"The traffic problem is the end-result of government mismanagement, bad planning and perhaps even gross stupidity. "
In tackling the issue of horrendous traffic congestion in Metro Manila and other key urban centers, government officials almost always tend to blame the public, rather than themselves, for their rank failure to solve it.
We're often told by the Metro Manila Development Authority (MMDA) that traffic along the major thoroughfare that is EDSA is caused by the sheer volume of private vehicles. The solution they came up with is the number-coding scheme, which in theory sounds good as it would supposedly reduce the volume of vehicles by half on a daily basis. But they did not consider that those who can afford it would simply buy another vehicle so they wouldn't be inconvenienced by the coding scheme. Result: no easing of traffic congestion at all.
Another MMDA scheme was to conduct on an experimental basis a ban on driver-only private vehicles. The plan backfired because of too much resistance on the part of private motorists who stood to be highly inconvenienced by another hare-brained, not to mention anti-democratic and anti-poor, traffic scheme.
I imagine the MMDA must be at their wit's end thinking of more ways to ease vehicular traffic. Invariably, I'm afraid, it's going to be more of the same schemes that will punish the public for government's failings.
When pushed to the wall by criticisms that horrible traffic has not abated but even worsened, public officials earning hefty salaries from people's taxes will not hesitate to turn the screws on those whose interests they're supposed to serve, first and foremost.
Take the recent proposal to ban provincial buses and terminals from EDSA. The brilliant proposal was roundly thumbed down by commuters who stood to be greatly inconvenienced, and more than this, would have been made to cough up more money so they could go home to their respective provinces.
The same wanton disregard for public welfare is evident in the other proposal to make UV Express vehicles render point-to-point services instead of allowing passengers to alight where they have to, just like regular taxis and jeepneys.
And there's more. In the Senate, there's the proposed bill seeking to prohibit purchases of vehicles by those who cannot prove that they have garages where they can properly park their car. This is another patently anti-poor proposal that we hope doesn't pass the legislative mill.
My own conclusion is that the traffic problem is the end-result of government mismanagement, bad planning and perhaps even gross stupidity.
Mismanagement is plain to see when the right hand does not know what the left is doing.

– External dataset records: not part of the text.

#define BS_NT 1024
#define BS_NW (BS_NT / 64)
#ifndef BS_C
#define BS_C 2048
#endif
#define BS_FW (BS_C / 64)
#define BS_ISO (BS_C / 3)
#ifndef BS_ISO_SHIFT
#define BS_ISO_SHIFT 5
#endif
#ifndef BS_BIN1
#define BS_BIN1 15
#endif
#define BS_BIN2 12
#define BS_NBIN1 (1u << BS_BIN1)
#define BS_TAB_WORDS (BS_NBIN1 + (BS_NBIN1 >> 5))
#define BS_MAX_BK 1024
#ifndef BS_MAX_BIG
#define BS_MAX_BIG 512
#endif
// ... 425 lines not shown
            uint32_t pv[SP_V];
            auto load_tile = [&](uint32_t t0) {
#pragma unroll
                for (uint32_t u = 0; u < SP_V; u++) {
                    const uint32_t i0 = t0 + (u * BS_NT + tid) * 4;
                    hi[u] = lo[u] = 0;
                    pv[u] = 0;
                    if (i0 < n) {
                        uint64_t w2[2];
                        __builtin_memcpy(w2, P + ((i0 * bits) >> 3), 16);
                        hi[u] = w2[0];
                        lo[u] = w2[1];
                        if (i0 >= 1 && i0 + 3 <= n) {
                            __builtin_memcpy(&pv[u], T + i0 - 1, 4);
                        } else {
                            const uint32_t nvalid = n - i0 < 4u ? n - i0 : 4u;
                            for (uint32_t e = 0; e < nvalid; e++) pv[u] |= (uint32_t)T[i0 + e ? i0 + e - 1 : n - 1] << (8 * e);
                        }
                    }
                }
            };
            load_tile(0);
            bzx_lds_barrier();
            uint32_t tpar = 0;
            for (uint32_t t0 = 0; t0 < n; t0 += SP_TILE, tpar ^= 1u) {
                uint32_t *tcnt = tpar ? tcnt1 : tcnt0, *tother = tpar ? tcnt0 : tcnt1;
                uint32_t kr[SP_V * 4], key[SP_V * 4], pvc[SP_V];
#pragma unroll
                for (uint32_t u = 0; u < SP_V; u++) {
                    const uint32_t i0 = t0 + (u * BS_NT + tid) * 4;
                    const uint32_t nvalid = i0 < n ? (n - i0 < 4u ? n - i0 : 4u) : 0u;
                    const uint32_t sh0 = (i0 * bits) & 7u;
                    const uint64_t h = __builtin_bswap64(hi[u]), l = __builtin_bswap64(lo[u]);
                    pvc[u] = pv[u];
#pragma unroll
                    for (uint32_t e = 0; e < 4; e++) {
                        kr[u * 4 + e] = 0xFFFFFFFFu;
                        key[u * 4 + e] = 0;
                        if (e < nvalid) {
                            const uint32_t sh = sh0 + e * bits;
                            const uint64_t w = sh ? (h << sh) | (l >> (64u - sh)) : h;
                            const uint32_t kb = tab16[(uint32_t)(w >> (64 - BS_BIN1))], k = kb & 1023u;
                            key[u * 4 + e] = (uint32_t)((w << (kb >> 10)) >> 32);
                            kr[u * 4 + e] = k | (atomicAdd(&tcnt[k], 1u) << 16);
                        }
                    }
                }
                if (t0 + SP_TILE < n) load_tile(t0 + SP_TILE);
                bzx_lds_barrier();
                {
                    const uint32_t c = tid < nbk ? tcnt[tid] : 0u;
                    const uint32_t incl = bzx_wave_incl_sum(c);
                    uint32_t *wtot = b_scratch + tpar * BS_NW;
                    if (bzx_lane() == 63) wtot[bzx_wave()] = incl;
                    bzx_lds_barrier();
                    uint32_t pre = 0;
                    const uint32_t wv = bzx_wave();
#pragma unroll
                    for (uint32_t i = 0; i < BS_NW; i++) pre += i < wv ? wtot[i] : 0u;
                    const uint32_t ex = pre + incl - c;
                    if (tid < nbk) {
                        tcnt[tid] = ex;
                        tother[tid] = 0;
                        delta[tid] = b_start[tid] + b_cur[tid] - ex;
                        b_cur[tid] += c;
                    }
                }
                bzx_lds_barrier();
#pragma unroll
                for (uint32_t u = 0; u < SP_V; u++)
#pragma unroll
                    for (uint32_t e = 0; e < 4; e++)
                        if (kr[u * 4 + e] != 0xFFFFFFFFu) {
                            const uint32_t k = kr[u * 4 + e] & 0xFFFFu, rel = (u * BS_NT + tid) * 4 + e;
                            stage[tcnt[k] + (kr[u * 4 + e] >> 16)] = ((uint64_t)key[u * 4 + e] << 32) | ((uint64_t)k << 21) | ((uint64_t)rel << 8) |
                                                                     (uint64_t)((pvc[u] >> (8 * e)) & 255u);
                        }
                bzx_lds_barrier();
                const uint32_t tn = n - t0 < SP_TILE ? n - t0 : SP_TILE;
#pragma unroll
                for (uint32_t u = 0; u < SP_TILE / BS_NT; u++) {
                    const uint32_t i = u * BS_NT + tid;
                    if (i < tn) {
                        const uint64_t r = stage[i];
                        const uint32_t k = (uint32_t)(r >> 21) & 1023u, rel = (uint32_t)(r >> 8) & 8191u;
                        rec_a[delta[k] + i] = (r & 0xFFFFFFFF00000000ull) | ((uint64_t)(t0 + rel) << 12) | ((r & 255ull) << 4);
                    }
                }
            }
        }
        __syncthreads();
        DIAG_STAMP(101);
        bool ok = bucket_emit<BS_BIN1>(B, b, j_, nbk, 0, 0, 0, bits, 0, 0);
        DIAG_STAMP(102);

        if (ok) ok = deep_process(B, b, j_, n, bits, P, rec_a, rec_b, 0, 0, BZX_DEEP_LEVELS > 0 ? 0 : -1);
        DIAG_STAMP(103);
        if (!ok) DIAG_COUNT(107, 1);
        if (!ok && tid == 0) block_redo(B, b);
        __syncthreads();
    }
    DIAG_FLUSH();
}

__global__ __launch_bounds__(BS_NT) void bzx_bsplit_deep_kernel(BzxBatch B)
{
    const uint32_t tid = threadIdx.x, lvl = B.deep_lvl;
    const uint32_t listed = B.counters[BZX_CTR_DEEP_CNT + lvl];
    const uint32_t n_items = listed < B.deep_cap ? listed : B.deep_cap;
    if (n_items == 0) return;
    DIAG_T0();
    const BzxDeepItem *list = reinterpret_cast<const BzxDeepItem *>(B.deep_list) + (size_t)(lvl & 1u) * B.deep_cap;
    for (;;) {
        if (tid == 0) b_bcast[0] = atomicAdd(&B.counters[BZX_CTR_DEEP_FETCH + lvl], 1u);
        __syncthreads();
        const uint32_t i = b_bcast[0];
        __syncthreads();
        if (i >= n_items) break;
        const BzxDeepItem d = list[i];
        if (d.cnt == 0) continue;
        const uint32_t b = d.blk;
        if (__atomic_load_n(&B.blk[b].status, __ATOMIC_RELAXED) & BZX_ST_REDO) continue;
        const uint32_t n = B.blk[b].n, bits = d.dbits >> 16;
        const size_t sb = BZX_SLAB(B, b);
        const uint8_t *__restrict__ P = B.pk + sb * BZX_PK_STRIDE;
        uint64_t *__restrict__ rec_a = B.rec_a + sb * BZX_MAX_N;
        uint64_t *__restrict__ rec_b = B.rec_b + sb * BZX_MAX_N;
        if (tid == 0) {
            b_bcast[3] = 1;
            b_bcast[4] = 0;
            b_big[0][0] = d.st;
            b_big[0][1] = d.cnt;
            b_big[0][2] = d.dbits & 0xFFFFu;
        }
        __syncthreads();
        const bool ok = deep_process(B, b, (b - B.blk_first) / B.blk_step, n, bits, P, rec_a, rec_b, 0, 1,
                                     lvl + 1 < BZX_DEEP_LEVELS ? (int)lvl + 1 : -1);
        if (!ok && tid == 0) block_redo(B, b);
        __syncthreads();
    }
    DIAG_FLUSH();
}

#ifndef SK_NT
#define SK_NT 256
#endif
#define SK_NW (SK_NT / 64)
#define BS_E (BS_C / SK_NT)
#define SK_DB 8
#define SK_ND (1u << SK_DB)
static_assert(BS_C % SK_NT == 0 && BS_E >= 1 && BS_E <= 8, "bucket capacity");

__shared__ uint64_t s_x[BS_C];
__shared__ uint64_t s_w[BS_C + 4];
__shared__ uint32_t s_cnt[SK_NW][SK_ND];
__shared__ uint32_t s_dbase[SK_ND];
__shared__ uint32_t s_part[4];
__shared__ uint64_t s_f[BS_FW + 1];
__shared__ uint32_t s_med[BS_C / BS_TINY + 1];
__shared__ uint32_t s_large[BS_C / BS_MED + 1];
__shared__ uint32_t s_rc[2][4];
__shared__ uint32_t s_bc[8];
__shared__ uint32_t s_m[2];
__shared__ uint32_t s_red[SK_NW][4];

__device__ __forceinline__ uint32_t uni(uint32_t v) { return bzx_uni(v); }
__device__ __forceinline__ uint32_t tid_here() { return bzx_tid_here(); }
__device__ __forceinline__ BzxBucket uni(BzxBucket b)
{
    BzxBucket r;
    r.blk = uni(b.blk);
    r.start = uni(b.start);
    r.cnt = uni(b.cnt);
    if (r.cnt >> 31) r.cnt = 0;
    r.dbits = uni(b.dbits);
    return r;
}

__device__ __forceinline__ void wave_rank(uint32_t *wc, uint32_t d, bool valid, uint32_t lane, uint32_t &old, uint32_t &rank)
{
    uint64_t m = __ballot(valid);
    uint32_t plo = (uint32_t)m, phi = (uint32_t)(m >> 32);
#pragma unroll
    for (int b = 0; b < SK_DB; b++) {
        const uint32_t mask = 0u - ((d >> b) & 1u);
        m = __ballot((d >> b) & 1u);
        plo &= ~((uint32_t)m ^ mask);
        phi &= ~((uint32_t)(m >> 32) ^ mask);
    }
    const uint64_t peers = ((uint64_t)phi << 32) | plo;
    rank = (uint32_t)__popcll(peers & ((1ull << lane) - 1ull));
    old = wc[d];
    lds_order();
    if (valid && rank == 0) atomicAdd(&wc[d], (uint32_t)__popcll(peers));
    lds_order();
}

__device__ __attribute__((noinline)) void wg_radix_sort(uint32_t base, uint32_t cnt, int lo, int hi)
{
    uint64_t *A = s_w + base;
    const uint32_t tid = threadIdx.x, lane = bzx_lane(), wave = bzx_wave();
    const uint32_t rows = (cnt + SK_NT - 1) / SK_NT, chunk = rows * 64;
    if (tid == 0) {
        s_bc[5] = 0;
        s_bc[6] = 0;
    }
    __syncthreads();
    {
        const uint64_t a0 = A[0];
        uint64_t d = 0;
#pragma unroll
        for (uint32_t j = 0; j < BS_E; j++) {
            const uint32_t e = wave * chunk + j * 64 + lane;
            if (j < rows && e < cnt) d |= A[e] ^ a0;
        }
#pragma unroll
        for (int s = 32; s > 0; s >>= 1) d |= __shfl_xor(d, s);
        if (lane == 0 && d) {
            atomicOr(&s_bc[5], (uint32_t)d);
            atomicOr(&s_bc[6], (uint32_t)(d >> 32));
        }
    }
    __syncthreads();
    const uint64_t diff = ((uint64_t)s_bc[6] << 32) | s_bc[5];
    uint32_t *wc = s_cnt[wave];
    for (int shift = lo; shift < hi; shift += SK_DB) {
        if (((diff >> shift) & (uint64_t)(SK_ND - 1)) == 0) continue;
#pragma unroll
        for (uint32_t i = 0; i < SK_ND / 64; i++) wc[i * 64 + lane] = 0;
        lds_order();
        uint64_t v[BS_E];
        uint32_t old[BS_E], rk[BS_E];
#pragma unroll
        for (uint32_t j = 0; j < BS_E; j++) {
            const uint32_t e = wave * chunk + j * 64 + lane;
            v[j] = j < rows && e < cnt ? A[e] : 0ull;
        }
#pragma unroll
        for (uint32_t j = 0; j < BS_E; j++) {
            const uint32_t e = wave * chunk + j * 64 + lane;
            wave_rank(wc, (uint32_t)(v[j] >> shift) & (SK_ND - 1), j < rows && e < cnt, lane, old[j], rk[j]);
        }
        __syncthreads();
        {
            constexpr uint32_t SK_DK = SK_ND > SK_NT ? SK_ND / SK_NT : 1u;
            if (tid * SK_DK < SK_ND) {
                uint32_t tot[SK_DK], sum = 0;
#pragma unroll
                for (uint32_t i = 0; i < SK_DK; i++) {
                    uint32_t run = 0;
#pragma unroll
                    for (int w = 0; w < SK_NW; w++) {
                        const uint32_t t = s_cnt[w][tid * SK_DK + i];
                        s_cnt[w][tid * SK_DK + i] = run;
                        run += t;
                    }
                    tot[i] = run;
                    sum += run;
                }
                const uint32_t incl = bzx_wave_incl_sum(sum);
                uint32_t run = incl - sum;
#pragma unroll
                for (uint32_t i = 0; i < SK_DK; i++) {
                    s_dbase[tid * SK_DK + i] = run;
                    run += tot[i];
                }
                if (lane == 63) s_part[wave] = incl;
            }
        }
        __syncthreads();
        const uint32_t p1 = s_part[0], p2 = p1 + s_part[1], p3 = p2 + s_part[2];
#pragma unroll
        for (uint32_t j = 0; j < BS_E; j++) {
            const uint32_t e = wave * chunk + j * 64 + lane;
            if (j < rows && e < cnt) {
                const uint32_t d = (uint32_t)(v[j] >> shift) & (SK_ND - 1);
                const uint32_t q = SK_ND > SK_NT ? 0u : d >> 6;
                A[s_dbase[d] + (q == 0 ? 0u : q == 1 ? p1 : q == 2 ? p2 : p3) + wc[d] + old[j] + rk[j]] = v[j];
            }
        }
        __syncthreads();
    }
}

__device__ __attribute__((noinline)) void wg_radix_sort_opt(uint32_t cnt, int lo, int hi)
{
    uint64_t *A = s_x;
    const uint32_t tid = threadIdx.x, lane = bzx_lane(), wave = bzx_wave();
    const uint32_t rows = (cnt + SK_NT - 1) / SK_NT, chunk = rows * 64;
    __syncthreads();
    uint64_t diff;
    {
        uint32_t o0 = 0, o1 = 0, a0 = ~0u, a1 = ~0u;
#pragma unroll
        for (int w = 0; w < SK_NW; w++) {
            o0 |= s_red[w][0];
            o1 |= s_red[w][1];
            a0 &= s_red[w][2];
            a1 &= s_red[w][3];
        }
        diff = ((uint64_t)(o1 & ~a1) << 32) | (o0 & ~a0);
    }
    uint32_t *wc = s_cnt[wave];
    for (int shift = lo; shift < hi; shift += SK_DB) {
        if (((diff >> shift) & (uint64_t)(SK_ND - 1)) == 0) continue;
#pragma unroll
        for (uint32_t i = 0; i < SK_ND / 64; i++) wc[i * 64 + lane] = 0;
        lds_order();
        uint64_t v[BS_E];
        uint32_t old[BS_E];
#pragma unroll
        for (uint32_t j = 0; j < BS_E; j++) {
            const uint32_t e = wave * chunk + j * 64 + lane;
            v[j] = j < rows && e < cnt ? A[e] : 0ull;
        }
#pragma unroll
        for (uint32_t j = 0; j < BS_E; j++) {
            const uint32_t e = wave * chunk + j * 64 + lane;
            old[j] = bzx_lds_ticket(&wc[(uint32_t)(v[j] >> shift) & (SK_ND - 1)], j < rows && e < cnt);
        }
        __syncthreads();
        {
            static_assert(SK_ND <= SK_NT, "one digit per thread");
            if (tid < SK_ND) {
                uint32_t t[SK_NW], sum = 0;
#pragma unroll
                for (int w = 0; w < SK_NW; w++) {
                    t[w] = s_cnt[w][tid];
                    sum += t[w];
                }
                const uint32_t incl = bzx_wave_incl_sum(sum);
                uint32_t run = incl - sum;
#pragma unroll
                for (int w = 0; w < SK_NW; w++) {
                    s_cnt[w][tid] = run;
                    run += t[w];
                }
                if (lane == 63) s_part[wave] = incl;
            }
        }
        __syncthreads();
        const uint32_t p1 = s_part[0], p2 = p1 + s_part[1], p3 = p2 + s_part[2];
#pragma unroll
        for (uint32_t j = 0; j < BS_E; j++) {
            const uint32_t e = wave * chunk + j * 64 + lane;
            if (j < rows && e < cnt) {
                const uint32_t d = (uint32_t)(v[j] >> shift) & (SK_ND - 1);
                const uint32_t q = d >> 6;
                A[wc[d] + (q == 0 ? 0u : q == 1 ? p1 : q == 2 ? p2 : p3) + old[j]] = v[j];
            }
        }
        __syncthreads();
    }
}

template <bool TICKETS>
__device__ __attribute__((noinline)) void wave_radix_sort(uint32_t base, uint32_t s, int lo, int hi)
{
    constexpr uint32_t ROWS = BS_MED / 64;
    uint64_t *A = s_w + base;
    uint32_t *wc = s_cnt[bzx_wave()];
    const uint32_t lane = bzx_lane();
    const uint32_t rows = (s + 63u) / 64u;
    uint64_t v[ROWS];
    uint64_t diff = 0;
    {
        const uint64_t a0 = A[0];
#pragma unroll
        for (uint32_t j = 0; j < ROWS; j++) {
            const uint32_t e = j * 64 + lane;
            v[j] = e < s ? A[e] : 0ull;
            if (e < s) diff |= v[j] ^ a0;
        }
#pragma unroll
        for (int sh = 32; sh > 0; sh >>= 1) diff |= __shfl_xor(diff, sh);
    }
    for (int shift = lo; shift < hi; shift += SK_DB) {
        if (((diff >> shift) & (uint64_t)(SK_ND - 1)) == 0) continue;
#pragma unroll
        for (uint32_t i = 0; i < SK_ND / 64; i++) wc[i * 64 + lane] = 0;
        lds_order();
        uint32_t old[ROWS], rk[ROWS];
#pragma unroll
        for (uint32_t j = 0; j < ROWS; j++) {
            old[j] = rk[j] = 0;
            if (j < rows) {
                if (TICKETS) old[j] = bzx_lds_ticket(&wc[(uint32_t)(v[j] >> shift) & (SK_ND - 1)], j * 64 + lane < s);
                else wave_rank(wc, (uint32_t)(v[j] >> shift) & (SK_ND - 1), j * 64 + lane < s, lane, old[j], rk[j]);
            }
        }
        {
            uint32_t c[SK_ND / 64], sum = 0;
#pragma unroll
            for (uint32_t i = 0; i < SK_ND / 64; i++) {
                c[i] = wc[(SK_ND / 64) * lane + i];
                sum += c[i];
            }
            uint32_t run = bzx_wave_incl_sum(sum) - sum;
            lds_order();
#pragma unroll
            for (uint32_t i = 0; i < SK_ND / 64; i++) {
                wc[(SK_ND / 64) * lane + i] = run;
                run += c[i];
            }
        }
        lds_order();
#pragma unroll
        for (uint32_t j = 0; j < ROWS; j++)
            if (j * 64 + lane < s) A[wc[(uint32_t)(v[j] >> shift) & (SK_ND - 1)] + old[j] + rk[j]] = v[j];
        lds_order();
#pragma unroll
        for (uint32_t j = 0; j < ROWS; j++) {
            const uint32_t e = j * 64 + lane;
            v[j] = e < s ? A[e] : 0ull;
        }
        lds_order();
    }
}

The government, for instance, encourages the car assembly industry to produce as many units as they can so it can raise more taxes, we're told, for vital infrastructure and social development projects. The Buy, Buy, Buy objective is a noble one, from where we sit, but a disastrous one from the perspective of Metro Manila's already bad traffic situation.
If car distributors encourage the public to buy more cars with low down payments and affordable monthly terms, then we're likely to see no end to our traffic woes.
But that's neither here nor there. An even greater problem is bad planning.
A white elephant, definitely, is the Parañaque Integrated Transport Terminal that was touted to be a "landport" with amenities akin to those found in airports. Last we looked, the few souls inhabiting its cavernous interior looked like a scene from a B horror movie.
The LRT 2 that runs from somewhere in Antipolo and traverses Aurora Boulevard to the University Belt along Claro M. Recto—Azcarraga, as I like to call it by its old name—stops abruptly about a hundred or so meters from Divisoria, the poor man's shopping center.
My question: Why didn't planners make the rail network extend up to the North Harbor, its natural end-point that would make it convenient for those taking inter-island ships to points south?
The traffic problem in Metro Manila is rooted in government's failure to put in place an adequate, safe and reliable mass transportation system yesterday.
In the city of Manila, it's pure bedlam in Quiapo, Sta. Cruz, Binondo and the Divisoria area where tricycles, pedicabs, jeepneys, private vehicles, pedestrians and vendors of all kinds of merchandise compete for limited road space on a daily basis.
The long-term solution, it seems to me, is an extensive subway system that would cover the whole of Metro Manila. But in the meantime, the existing light rail networks should be upgraded and extended, and the dilapidated jeepneys emitting toxic fumes still operating in main routes in Metro Manila replaced by modern ones that are eco-friendly yet affordable by students and the masses. This should be part of a comprehensive plan to rationalize a fragmented transport system that has failed to keep in step with rapid population growth.
We recognize that upgrading and modernizing Metro Manila's mass transport system will take time and require trillions of pesos in resources. But the first steps should be taken now, before it's too late.